::: Input data :::

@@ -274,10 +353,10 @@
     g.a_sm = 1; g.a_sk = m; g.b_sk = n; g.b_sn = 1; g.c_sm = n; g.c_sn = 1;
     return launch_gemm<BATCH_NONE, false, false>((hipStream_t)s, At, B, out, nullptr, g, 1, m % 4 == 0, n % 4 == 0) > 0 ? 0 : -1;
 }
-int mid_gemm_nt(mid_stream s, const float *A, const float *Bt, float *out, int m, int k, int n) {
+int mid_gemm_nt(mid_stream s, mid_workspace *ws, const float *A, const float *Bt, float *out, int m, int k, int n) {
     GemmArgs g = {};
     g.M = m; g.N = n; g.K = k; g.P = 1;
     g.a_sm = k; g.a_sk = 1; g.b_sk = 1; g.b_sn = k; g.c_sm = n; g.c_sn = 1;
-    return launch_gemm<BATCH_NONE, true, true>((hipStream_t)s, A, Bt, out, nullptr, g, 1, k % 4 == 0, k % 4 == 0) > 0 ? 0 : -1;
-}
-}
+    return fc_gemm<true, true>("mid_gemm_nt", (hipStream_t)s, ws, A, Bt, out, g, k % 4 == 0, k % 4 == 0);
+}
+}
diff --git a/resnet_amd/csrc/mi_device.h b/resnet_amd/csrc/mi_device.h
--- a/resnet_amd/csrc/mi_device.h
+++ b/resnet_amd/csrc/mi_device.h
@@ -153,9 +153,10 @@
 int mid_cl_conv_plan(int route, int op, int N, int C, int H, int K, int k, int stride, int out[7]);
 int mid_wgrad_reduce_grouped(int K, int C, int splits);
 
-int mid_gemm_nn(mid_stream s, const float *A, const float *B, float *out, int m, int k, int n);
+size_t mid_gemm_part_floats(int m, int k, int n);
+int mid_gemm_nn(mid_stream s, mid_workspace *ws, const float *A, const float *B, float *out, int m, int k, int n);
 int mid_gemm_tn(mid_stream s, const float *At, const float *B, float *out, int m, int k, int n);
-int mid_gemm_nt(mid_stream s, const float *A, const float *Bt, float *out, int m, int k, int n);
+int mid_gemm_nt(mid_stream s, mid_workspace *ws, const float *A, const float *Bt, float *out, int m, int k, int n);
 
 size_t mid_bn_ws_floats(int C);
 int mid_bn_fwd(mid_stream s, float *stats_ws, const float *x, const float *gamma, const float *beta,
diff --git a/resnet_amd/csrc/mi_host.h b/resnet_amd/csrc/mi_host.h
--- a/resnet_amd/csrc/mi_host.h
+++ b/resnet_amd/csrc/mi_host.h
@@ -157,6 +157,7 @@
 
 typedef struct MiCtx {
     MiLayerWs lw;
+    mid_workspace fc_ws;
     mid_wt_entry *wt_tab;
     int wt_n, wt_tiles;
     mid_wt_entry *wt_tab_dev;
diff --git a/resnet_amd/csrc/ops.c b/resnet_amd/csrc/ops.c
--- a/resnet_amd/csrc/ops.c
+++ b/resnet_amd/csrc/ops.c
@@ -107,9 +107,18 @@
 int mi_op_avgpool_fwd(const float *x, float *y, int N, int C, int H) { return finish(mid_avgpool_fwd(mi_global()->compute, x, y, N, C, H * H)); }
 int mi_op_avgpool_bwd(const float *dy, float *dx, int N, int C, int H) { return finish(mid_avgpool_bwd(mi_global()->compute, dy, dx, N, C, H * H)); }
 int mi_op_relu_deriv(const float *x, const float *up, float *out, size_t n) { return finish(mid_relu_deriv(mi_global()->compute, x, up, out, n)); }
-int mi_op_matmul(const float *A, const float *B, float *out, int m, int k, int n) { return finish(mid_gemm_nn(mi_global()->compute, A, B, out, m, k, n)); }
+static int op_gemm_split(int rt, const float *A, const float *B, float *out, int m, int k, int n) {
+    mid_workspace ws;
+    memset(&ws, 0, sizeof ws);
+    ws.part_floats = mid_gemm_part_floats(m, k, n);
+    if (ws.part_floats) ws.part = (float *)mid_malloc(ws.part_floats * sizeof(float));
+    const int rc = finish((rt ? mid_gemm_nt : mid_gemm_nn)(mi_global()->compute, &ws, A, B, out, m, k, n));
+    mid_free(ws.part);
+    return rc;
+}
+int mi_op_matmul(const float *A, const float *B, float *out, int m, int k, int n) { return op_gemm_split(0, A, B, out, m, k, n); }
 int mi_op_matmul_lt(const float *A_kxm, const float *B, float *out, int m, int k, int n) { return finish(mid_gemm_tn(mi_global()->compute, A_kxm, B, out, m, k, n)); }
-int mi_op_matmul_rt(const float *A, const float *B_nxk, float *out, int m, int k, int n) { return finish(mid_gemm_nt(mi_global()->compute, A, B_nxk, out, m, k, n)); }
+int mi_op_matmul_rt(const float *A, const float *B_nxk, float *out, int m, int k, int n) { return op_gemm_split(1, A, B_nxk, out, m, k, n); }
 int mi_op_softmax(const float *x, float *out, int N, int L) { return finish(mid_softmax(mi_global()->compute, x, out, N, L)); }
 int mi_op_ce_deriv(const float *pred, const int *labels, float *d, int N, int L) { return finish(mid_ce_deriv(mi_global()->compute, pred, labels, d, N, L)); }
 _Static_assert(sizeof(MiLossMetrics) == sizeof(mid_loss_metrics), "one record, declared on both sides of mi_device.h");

:::
::: Input data :::

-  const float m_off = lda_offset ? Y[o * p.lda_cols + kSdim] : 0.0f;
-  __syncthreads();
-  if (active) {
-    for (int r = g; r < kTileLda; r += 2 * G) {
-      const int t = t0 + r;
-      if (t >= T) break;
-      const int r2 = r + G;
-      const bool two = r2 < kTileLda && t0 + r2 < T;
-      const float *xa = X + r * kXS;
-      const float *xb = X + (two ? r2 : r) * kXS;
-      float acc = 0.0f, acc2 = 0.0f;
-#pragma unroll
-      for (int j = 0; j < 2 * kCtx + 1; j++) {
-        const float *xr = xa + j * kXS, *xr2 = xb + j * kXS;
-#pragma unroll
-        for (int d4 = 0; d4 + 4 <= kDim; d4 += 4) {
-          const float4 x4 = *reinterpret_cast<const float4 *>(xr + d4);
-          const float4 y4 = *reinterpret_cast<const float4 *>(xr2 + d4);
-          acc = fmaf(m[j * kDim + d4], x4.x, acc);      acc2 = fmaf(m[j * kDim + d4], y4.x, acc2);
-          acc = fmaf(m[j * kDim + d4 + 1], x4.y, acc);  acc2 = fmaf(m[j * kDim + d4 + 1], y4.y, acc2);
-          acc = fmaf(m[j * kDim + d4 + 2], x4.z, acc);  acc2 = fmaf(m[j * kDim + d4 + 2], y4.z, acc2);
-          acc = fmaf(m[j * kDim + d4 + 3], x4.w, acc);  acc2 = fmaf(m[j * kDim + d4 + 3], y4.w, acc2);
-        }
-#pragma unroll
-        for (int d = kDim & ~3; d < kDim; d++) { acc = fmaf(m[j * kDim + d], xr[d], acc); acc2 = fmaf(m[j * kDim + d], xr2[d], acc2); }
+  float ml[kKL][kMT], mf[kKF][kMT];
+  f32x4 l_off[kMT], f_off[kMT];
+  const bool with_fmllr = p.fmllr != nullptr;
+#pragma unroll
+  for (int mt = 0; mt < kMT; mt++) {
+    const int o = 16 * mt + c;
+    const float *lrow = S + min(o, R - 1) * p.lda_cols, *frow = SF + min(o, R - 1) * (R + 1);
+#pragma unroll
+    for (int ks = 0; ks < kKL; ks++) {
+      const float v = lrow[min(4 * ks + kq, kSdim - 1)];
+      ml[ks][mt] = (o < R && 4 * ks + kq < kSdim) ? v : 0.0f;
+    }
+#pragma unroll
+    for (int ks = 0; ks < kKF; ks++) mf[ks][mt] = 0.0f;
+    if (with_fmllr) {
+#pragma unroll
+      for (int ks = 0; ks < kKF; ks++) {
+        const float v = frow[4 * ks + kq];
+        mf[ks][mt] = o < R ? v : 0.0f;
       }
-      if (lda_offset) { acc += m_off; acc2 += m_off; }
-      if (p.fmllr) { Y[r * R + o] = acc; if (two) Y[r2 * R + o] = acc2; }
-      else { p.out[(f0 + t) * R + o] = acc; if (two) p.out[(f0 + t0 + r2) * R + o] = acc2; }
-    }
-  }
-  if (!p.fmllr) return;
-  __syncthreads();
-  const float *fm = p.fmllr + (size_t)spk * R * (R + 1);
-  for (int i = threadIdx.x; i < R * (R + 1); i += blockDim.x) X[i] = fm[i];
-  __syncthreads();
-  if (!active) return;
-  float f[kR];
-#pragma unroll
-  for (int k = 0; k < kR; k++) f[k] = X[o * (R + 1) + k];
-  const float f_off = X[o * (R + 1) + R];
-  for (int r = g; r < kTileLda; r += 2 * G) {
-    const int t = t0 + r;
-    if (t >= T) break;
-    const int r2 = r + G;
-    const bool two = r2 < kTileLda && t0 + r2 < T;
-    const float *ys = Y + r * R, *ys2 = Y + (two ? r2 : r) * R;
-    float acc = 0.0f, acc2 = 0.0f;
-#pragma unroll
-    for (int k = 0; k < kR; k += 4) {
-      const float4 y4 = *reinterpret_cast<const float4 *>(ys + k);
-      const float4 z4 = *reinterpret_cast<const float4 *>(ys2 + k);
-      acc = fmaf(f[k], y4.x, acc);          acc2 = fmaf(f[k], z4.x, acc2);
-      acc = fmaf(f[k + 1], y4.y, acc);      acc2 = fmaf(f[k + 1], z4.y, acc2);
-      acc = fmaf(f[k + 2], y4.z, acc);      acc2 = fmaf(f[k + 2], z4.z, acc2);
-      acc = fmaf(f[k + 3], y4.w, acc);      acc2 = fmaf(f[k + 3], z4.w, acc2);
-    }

:::

- _Task_: Among the entries above, find the line with "diff --git a/resnet_amd/csrc/mi_host.h" and the line with "-int mi_op_matmul_rt(const float"; give again exactly these two lines and all lines between them.

- _Result for this task_:
diff --git a/resnet_amd/csrc/mi_host.h b/resnet_amd/csrc/mi_host.h
--- a/resnet_amd/csrc/mi_host.h
+++ b/resnet_amd/csrc/mi_host.h
@@ -157,6 +157,7 @@
 
 typedef struct MiCtx {
     MiLayerWs lw;
+    mid_workspace fc_ws;
     mid_wt_entry *wt_tab;
     int wt_n, wt_tiles;
     mid_wt_entry *wt_tab_dev;
diff --git a/resnet_amd/csrc/ops.c b/resnet_amd/csrc/ops.c
--- a/resnet_amd/csrc/ops.c
+++ b/resnet_amd/csrc/ops.c
@@ -107,9 +107,18 @@
 int mi_op_avgpool_fwd(const float *x, float *y, int N, int C, int H) { return finish(mid_avgpool_fwd(mi_global()->compute, x, y, N, C, H * H)); }
 int mi_op_avgpool_bwd(const float *dy, float *dx, int N, int C, int H) { return finish(mid_avgpool_bwd(mi_global()->compute, dy, dx, N, C, H * H)); }
 int mi_op_relu_deriv(const float *x, const float *up, float *out, size_t n) { return finish(mid_relu_deriv(mi_global()->compute, x, up, out, n)); }
-int mi_op_matmul(const float *A, const float *B, float *out, int m, int k, int n) { return finish(mid_gemm_nn(mi_global()->compute, A, B, out, m, k, n)); }
+static int op_gemm_split(int rt, const float *A, const float *B, float *out, int m, int k, int n) {
+    mid_workspace ws;
+    memset(&ws, 0, sizeof ws);
+    ws.part_floats = mid_gemm_part_floats(m, k, n);
+    if (ws.part_floats) ws.part = (float *)mid_malloc(ws.part_floats * sizeof(float));
+    const int rc = finish((rt ? mid_gemm_nt : mid_gemm_nn)(mi_global()->compute, &ws, A, B, out, m, k, n));
+    mid_free(ws.part);
+    return rc;
+}
+int mi_op_matmul(const float *A, const float *B, float *out, int m, int k, int n) { return op_gemm_split(0, A, B, out, m, k, n); }
 int mi_op_matmul_lt(const float *A_kxm, const float *B, float *out, int m, int k, int n) { return finish(mid_gemm_tn(mi_global()->compute, A_kxm, B, out, m, k, n)); }
-int mi_op_matmul_rt(const float *A, const float *B_nxk, float *out, int m, int k, int n) { return finish(mid_gemm_nt(mi_global()->compute, A, B_nxk, out, m, k, n)); }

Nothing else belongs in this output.